Cairo's attitude toward Russia has sunk to a new low.  The New Egypt feels abhorrence toward Moscow's support for the Assad regime in Syria.  In this regard, Egypt, historically, has always looked west, not east.  Contemporary Egypt was first developed by the French as of the early 19th century.

Egypt, taking a brief holiday from the woes of its transition from dictatorship to democracy, celebrated the onset of Obama's second term in adulatory terms.  They highlighted Obama's call for healing the wounds of the bitter presidential campaign.  "Tahrir" wishes that a similar reconciliation would be possible with the remnants of the Mubarak regime.
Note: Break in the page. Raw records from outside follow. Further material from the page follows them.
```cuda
extern "C" int tfrs_index_build(const float* corpus, int64_t N, int d, void* index_buf, size_t index_bytes, void* stream) {
  TFRS_CHECK_ARG(corpus && index_buf && N > 0 && d > 0, "index_build: bad arguments");
  if (d > 128) { set_error("index_build: d=%d > 128 is not supported by the tensor-core path", d); return TFRS_ERR_UNSUPPORTED; }
  TFRS_CHECK_ARG(index_bytes >= tfrs_index_bytes(N, d), "index_build: buffer too small");
  TFRS_CHECK_ARG((reinterpret_cast<uintptr_t>(index_buf) & 15) == 0, "index_build: buffer must be 16-byte aligned");
  cudaStream_t st = (cudaStream_t)stream;
  IndexHeader h{};
  h.d = d; h.kb = (d + KSLAB - 1) / KSLAB; h.d_pad = h.kb * KSLAB; h.n = N; h.n_tiles = ceil_div(N, TILE_N);
  TFRS_CUDA(cudaMemsetAsync(index_buf, 0, HEADER_BYTES, st));
  header_kernel<<<1, 1, 0, st>>>(reinterpret_cast<IndexHeader*>(index_buf), h);
  TFRS_LAUNCH_CHECK();
  SideStats* cst = &reinterpret_cast<IndexHeader*>(index_buf)->st;
  const unsigned sgrid = (unsigned)(sm_count() * 8);
  corpus_stats_kernel<0><<<sgrid, 256, 0, st>>>(corpus, N, d, cst);
  TFRS_LAUNCH_CHECK();
  side_exp_kernel<<<1, 1, 0, st>>>(cst);
  TFRS_LAUNCH_CHECK();
  const long long s_tiles = norm_sample_tiles(N);
  if (s_tiles == 0) {
    corpus_stats_kernel<1><<<sgrid, 256, 0, st>>>(corpus, N, d, cst);
    TFRS_LAUNCH_CHECK();
  }
  auto image = [&](long long rows, long long tiles, unsigned char* dst, const int* rowmap) {
    const long long chunks = tiles * TILE_N * (long long)h.kb * 8;
    const unsigned blocks = (unsigned)(ceil_div(chunks, 256) < (1 << 20) ? ceil_div(chunks, 256) : (1 << 20));
    tile_image_kernel<<<blocks, 256, 0, st>>>(corpus, rows, d, h.kb, tiles, cst, dst, rowmap);
  };
  unsigned char* img = (unsigned char*)index_buf + HEADER_BYTES;
  image(N, h.n_tiles, img, nullptr);
  TFRS_LAUNCH_CHECK();
  if (s_tiles == 0) return TFRS_OK;
// ... 175 lines not shown
```

Measured before the change: 3.274 million.

## Add PDL launches, prefetch select loads, and team-based multi-row rescore kernel

Adds programmatic dependent launch (griddepcontrol) to the select, rescore and fallback row-topk kernels so each kernel's prologue can overlap the tail of the previous one. Software-prefetches the next record in the select kernel's band and filter loops, and batches four ballot rounds in band compaction. Restructures the rescore kernel so a block of four warps serves one to four query rows depending on Q, with named barriers, shuffle-distributed band indices and multi-key ranking. This aims to cut launch gaps and latency stalls in the finalize stage, at the cost of more register pressure and more complex barrier logic.

```diff
diff --git a/recommenders_b200/csrc/common.cuh b/recommenders_b200/csrc/common.cuh
--- a/recommenders_b200/csrc/common.cuh
+++ b/recommenders_b200/csrc/common.cuh
@@ -40,6 +40,17 @@
 
 static inline size_t align_up(size_t x, size_t a) { return (x + a - 1) / a * a; }
 static inline int64_t ceil_div(int64_t a, int64_t b) { return (a + b - 1) / b; }
+
+__device__ __forceinline__ void grid_dependency_wait() {
+#if defined(__CUDA_ARCH__) && __CUDA_ARCH__ >= 900
+  asm volatile("griddepcontrol.wait;" ::: "memory");
+#endif
+}
+__device__ __forceinline__ void grid_dependents_launch() {
+#if defined(__CUDA_ARCH__) && __CUDA_ARCH__ >= 900
+  asm volatile("griddepcontrol.launch_dependents;" :::);
+#endif
+}
 
 __host__ __device__ __forceinline__ bool better(float sa, long long ia, float sb, long long ib) {
   return (sa > sb) || (sa == sb && ia < ib);
diff --git a/recommenders_b200/csrc/rowselect.cuh b/recommenders_b200/csrc/rowselect.cuh
--- a/recommenders_b200/csrc/rowselect.cuh
+++ b/recommenders_b200/csrc/rowselect.cuh
@@ -43,6 +43,7 @@
 
   const int row = blockIdx.x;
   const int tid = threadIdx.x;
+  grid_dependency_wait();
   if (tid == 0) { cnt_sh = 0; full_sh = 0; thr_s_sh = 0.f; thr_i_sh = 0; }
   prov.begin(row, extra);
   __syncthreads();
diff --git a/recommenders_b200/csrc/topk_tc.cu b/recommenders_b200/csrc/topk_tc.cu
--- a/recommenders_b200/csrc/topk_tc.cu
+++ b/recommenders_b200/csrc/topk_tc.cu
@@ -2,6 +2,7 @@
 #include <math.h>
 #include <stdlib.h>
 #include <type_traits>
+#include <utility>
 #include "rowselect.cuh"
 #include "tc_ptx.cuh"
 
@@ -637,6 +638,7 @@
   const float* cut; float* thr; const float* thr_safe; unsigned int* overflow;
   unsigned int* retry; int retry_pass;
   int cap_keys, cap_band;
+  int rs_team;
   unsigned int* band_idx; int* band_n;
   int allow_short;
   float* out_s; long long* out_i;
@@ -739,6 +741,8 @@
 __global__ void __launch_bounds__(SEL_WARPS * 32)
 tc_select_kernel(const FinParams p) {
   extern __shared__ __align__(16) unsigned char fsm[];
+  grid_dependency_wait();
+  grid_dependents_launch();
   const int warp = threadIdx.x >> 5, lane = threadIdx.x & 31;
   const long long row = (long long)blockIdx.x * SEL_WARPS + warp;
   if (row >= p.Q || (p.retry_pass && p.retry[row] == 0u)) return;
@@ -779,9 +783,12 @@
     const float pos_s = ldexpf(p.pos[row], p.hdr->st.exp + p.qexp[row]);
     const float hi = pos_s + eps, lo_b = pos_s - eps;
     int definite = 0, m = 0;
+    unsigned int ix0 = 0; float sc[8];
+    bool have = load_record(p, row, soff, lane, total_rec, ix0, sc);
     for (int rb = 0; rb < total_rec; rb += 32) {
-      unsigned int ix0 = 0, amb = 0; int cnt = 0; float sc[8];
-      if (load_record(p, row, soff, rb + lane, total_rec, ix0, sc)) {
+      unsigned int nix0 = 0, amb = 0; int cnt = 0; float nsc[8];
+      const bool nhave = load_record(p, row, soff, rb + 32 + lane, total_rec, nix0, nsc);
+      if (have) {
 #pragma unroll
         for (int j = 0; j < 8; ++j) {
           const bool real = ix0 + j < n32;
@@ -799,6 +806,9 @@
           if (amb & (1u << j)) { band[at_pos] = ix0 + j; ++at_pos; }
       }
       m += tot;
+      have = nhave; ix0 = nix0;
+#pragma unroll
+      for (int j = 0; j < 8; ++j) sc[j] = nsc[j];
     }
     definite = __reduce_add_sync(0xffffffffu, definite);
     if (lane == 0) {
@@ -811,9 +821,12 @@
 
   int n = 0;
   unsigned int kmax = 0u, kmin = 0xFFFFFFFFu;
+  float sc[8]; unsigned int ix0 = 0;
+  bool have = load_record(p, row, soff, lane, total_rec, ix0, sc);
   for (int rb = 0; rb < total_rec; rb += 32) {
-    float sc[8]; unsigned int ix0 = 0, keep = 0; int cnt = 0;
-    if (load_record(p, row, soff, rb + lane, total_rec, ix0, sc)) {
+    float nsc[8]; unsigned int nix0 = 0, keep = 0; int cnt = 0;
+    const bool nhave = load_record(p, row, soff, rb + 32 + lane, total_rec, nix0, nsc);
+    if (have) {
 #pragma unroll
       for (int j = 0; j < 8; ++j) {
         const bool kp = sc[j] >= thr_row && ix0 + j < n32;
@@ -836,6 +849,9 @@
       }
     }
     n += tot;
+    have = nhave; ix0 = nix0;
+#pragma unroll
+    for (int j = 0; j < 8; ++j) sc[j] = nsc[j];
   }
   auto miss = [&]() {
     if (lane == 0) {
@@ -884,21 +900,26 @@
   const unsigned int lim_key = f2key(lim + 0.0f);
   const unsigned int lt_mask = (1u << lane) - 1u;
   int m = 0;
-  for (int tb = 0; tb < n; tb += 32) {
-    const int t = tb + lane;
-    const bool kp = t < n && keys[t] >= lim_key;
-    const unsigned int vote = __ballot_sync(0xffffffffu, kp);
-    if (kp) {
-      const int at_pos = m + __popc(vote & lt_mask);
-      if (at_pos < p.cap_band) {
+  for (int tb0 = 0; tb0 < n; tb0 += 128) {
+    int at[4]; unsigned int v[4];
+#pragma unroll
+    for (int u = 0; u < 4; ++u) {
+      const int t = tb0 + u * 32 + lane;
+      const bool kp = t < n && keys[t] >= lim_key;
+      const unsigned int vote = __ballot_sync(0xffffffffu, kp);
+      at[u] = kp ? m + __popc(vote & lt_mask) : p.cap_band;
+      if (at[u] < p.cap_band) {
         const unsigned int l = loc[t];
         const int rec = (int)(l >> 3);
         int lo = 0, hi = p.segs;
         while (hi - lo > 1) { const int mid = (lo + hi) >> 1; if (soff[mid] <= rec) lo = mid; else hi = mid; }
-        band[at_pos] = __ldg(p.cand_i + (row * p.segs + lo) * p.cap_part + (rec - soff[lo])) + (l & 7u);
+        v[u] = __ldg(p.cand_i + (row * p.segs + lo) * p.cap_part + (rec - soff[lo])) + (l & 7u);
       }
-    }
-    m += __popc(vote);
+      m += __popc(vote);
+    }
+#pragma unroll
+    for (int u = 0; u < 4; ++u)
+      if (at[u] < p.cap_band) band[at[u]] = v[u];
   }
   if (lane == 0) {
     if (m > p.cap_band) { p.overflow[row] = 1; p.band_n[row] = 0; }
@@ -906,92 +927,136 @@
   }
 }
 
-constexpr int RS_BLOCK = 128;
+constexpr int RS_WARPS = 4;
+constexpr int RS_MIN_BLOCKS = 8;
+__host__ __device__ inline size_t rs_team_bytes(int cap_band, int d, int k, int mode) {
+  return (size_t)cap_band * 8 + (size_t)((d + 3) & ~3) * 4 + (mode == FIN_EXCLUDE ? (size_t)k * 16 : 0) + 16;
+}
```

Cairo saw humility in Obama's declaration in his victory speech in Chicago that he had become "a better President."  It wishes that its leaders would show the same strength of character.  Though the challenges facing Washington, D.C. and Cairo may not be the same, but the Egyptians perceive in Obama's reference to "the challenges ahead" a reflection of what their new leaders keep on repeating.

Even Romney's speech conceding defeat and wishing Obama's success in the coming four years was a reminder to Egypt that it does not yet posses this tradition of congratulating your adversary.

There is also in Cairo that sense of quick pride in the enhanced importance of the minorities in America.  The Egyptians also saw in the small margin of victory for Obama a reflection of what happened in the competition between Morsi and Shafik in June for the post of the presidency.

As to the expected "gridlock" in U.S. governance, well, that is nothing new to Cairo.  This is although the Egyptian gridlock has different poles.  In Cairo, it is between the judiciary and the other branches of government.

What did the New Egypt fear in Romney?  First, they do not know Romney.  Romney did not even define himself.  Romney was defined by his adversaries.  Second, they were hostile to his references to the rise of the Islamists to power as "chaos in the Middle East."  The Egyptians also saw in Romney a man of war.  In Obama, they saw a man of peace, especially as regards Iran.

It also greatly helps that Obama's middle name is "Hussein."